**Your task**: Print word for word the first line of the records below and every following line through the one containing "h * WSTAGES;"; print nothing else.

**Source records**:
###

     if (warp < 8) {
         const int h = warp >> 2, w = warp & 3, tw = threadIdx.x & 127;
-        uint8_t* wring = smem + BW_W + h * 2 * WSTAGE;
+        uint8_t* wring = smem + BW_W + h * BW_WRING;
+        uint64_t* wbar = wfull + h * WSTAGES;
         const int n_witems = my_tiles * nkb;
+        const bool resident = WSTAGES % nkb == 0;
         auto load_w = [&](int item) {
-            const int s = item & 1;
-            o3d_mbar_expect_tx(wfull + 2 * h + s, WSTAGE);
+            const int s = item % WSTAGES;
+            o3d_mbar_expect_tx(wbar + s, WSTAGE);
             if constexpr (BF) {
                 const uint8_t* src = wtiles + (size_t)(item % nkb) * BF_TILE_BYTES + h * NH * TC_BF_ROW;
-                o3d_bulk_g2s(wring + s * WSTAGE, src, WSTAGE, wfull + 2 * h + s);
+                o3d_bulk_g2s(wring + s * WSTAGE, src, WSTAGE, wbar + s);
             } else {
                 const uint8_t* src = wtiles + (size_t)(item % nkb) * (2 * TILE_BYTES) + h * NH * 128;
-                o3d_bulk_g2s(wring + s * WSTAGE, src, NH * 128, wfull + 2 * h + s);
-                o3d_bulk_g2s(wring + s * WSTAGE + NH * 128, src + TILE_BYTES, NH * 128, wfull + 2 * h + s);
+                o3d_bulk_g2s(wring + s * WSTAGE, src, NH * 128, wbar + s);
+                o3d_bulk_g2s(wring + s * WSTAGE + NH * 128, src + TILE_BYTES, NH * 128, wbar + s);
             }
         };
-        if (tw == 0) {
-            if (n_witems > 0) load_w(0);
-            if (n_witems > 1) load_w(1);
-        }
+        if (tw == 0)
+            for (int i = 0; i < WSTAGES && i < n_witems; ++i) load_w(i);
         const bool do_w = 64 * h < M;
         const int n_local = h * NH + (tw % NH);
         const int q = tw / NH;
         constexpr int PPT = NH / 2;
-        float* stg = reinterpret_cast<float*>(smem + BW_XT + h * (NH * TC_EPI_LD * 4));
+        constexpr int ROUNDS = PPT / 16;
+        constexpr int SLD = BW_TP / ROUNDS + 4;
+        static_assert(NH * SLD <= BW_STG_FLOATS, "epilogue staging");
+        float* stg = reinterpret_cast<float*>(smem + BW_STG) + h * BW_STG_FLOATS;
         int32_t* gsm = reinterpret_cast<int32_t*>(tail + 256);
         float4* ssm = reinterpret_cast<float4*>(tail + 256 + 1024);
         epi.begin(n_local, N);
@@ -795,8 +802,9 @@
             for (int i = 0; i < NH / 2; ++i) dacc[i] = 0.f;
             o3d_mbar_wait(dy_full, tphase);
             for (int kb = 0; kb < nkb; ++kb, ++witem) {
-                o3d_mbar_wait(wfull + 2 * h + (witem & 1), (witem >> 1) & 1);
-                const uint32_t bb = o3d_smem_u32(wring + (witem & 1) * WSTAGE);
+                const int ws = witem % WSTAGES;
+                o3d_mbar_wait(wbar + ws, resident ? 0 : (witem / WSTAGES) & 1);
+                const uint32_t bb = o3d_smem_u32(wring + ws * WSTAGE);
                 wgmma_fence_acc(dacc);
                 wgmma_fence();
                 if constexpr (BF) {
@@ -809,8 +817,10 @@
                 wgmma_commit();
                 wgmma_wait<0>();
                 wgmma_fence_acc(dacc);
-                asm volatile("bar.sync %0, 128;" ::"r"(2 + h) : "memory");
-                if (tw == 0 && witem + 2 < n_witems) load_w(witem + 2);
+                if (!resident) {
+                    asm volatile("bar.sync %0, 128;" ::"r"(2 + h) : "memory");
+                    if (tw == 0 && witem + WSTAGES < n_witems) load_w(witem + WSTAGES);
+                }
             }
             o3d_mbar_wait(xt_full, tphase);
             if constexpr (BF) {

###

**Result**:
     if (warp < 8) {
         const int h = warp >> 2, w = warp & 3, tw = threadIdx.x & 127;
-        uint8_t* wring = smem + BW_W + h * 2 * WSTAGE;
+        uint8_t* wring = smem + BW_W + h * BW_WRING;
+        uint64_t* wbar = wfull + h * WSTAGES;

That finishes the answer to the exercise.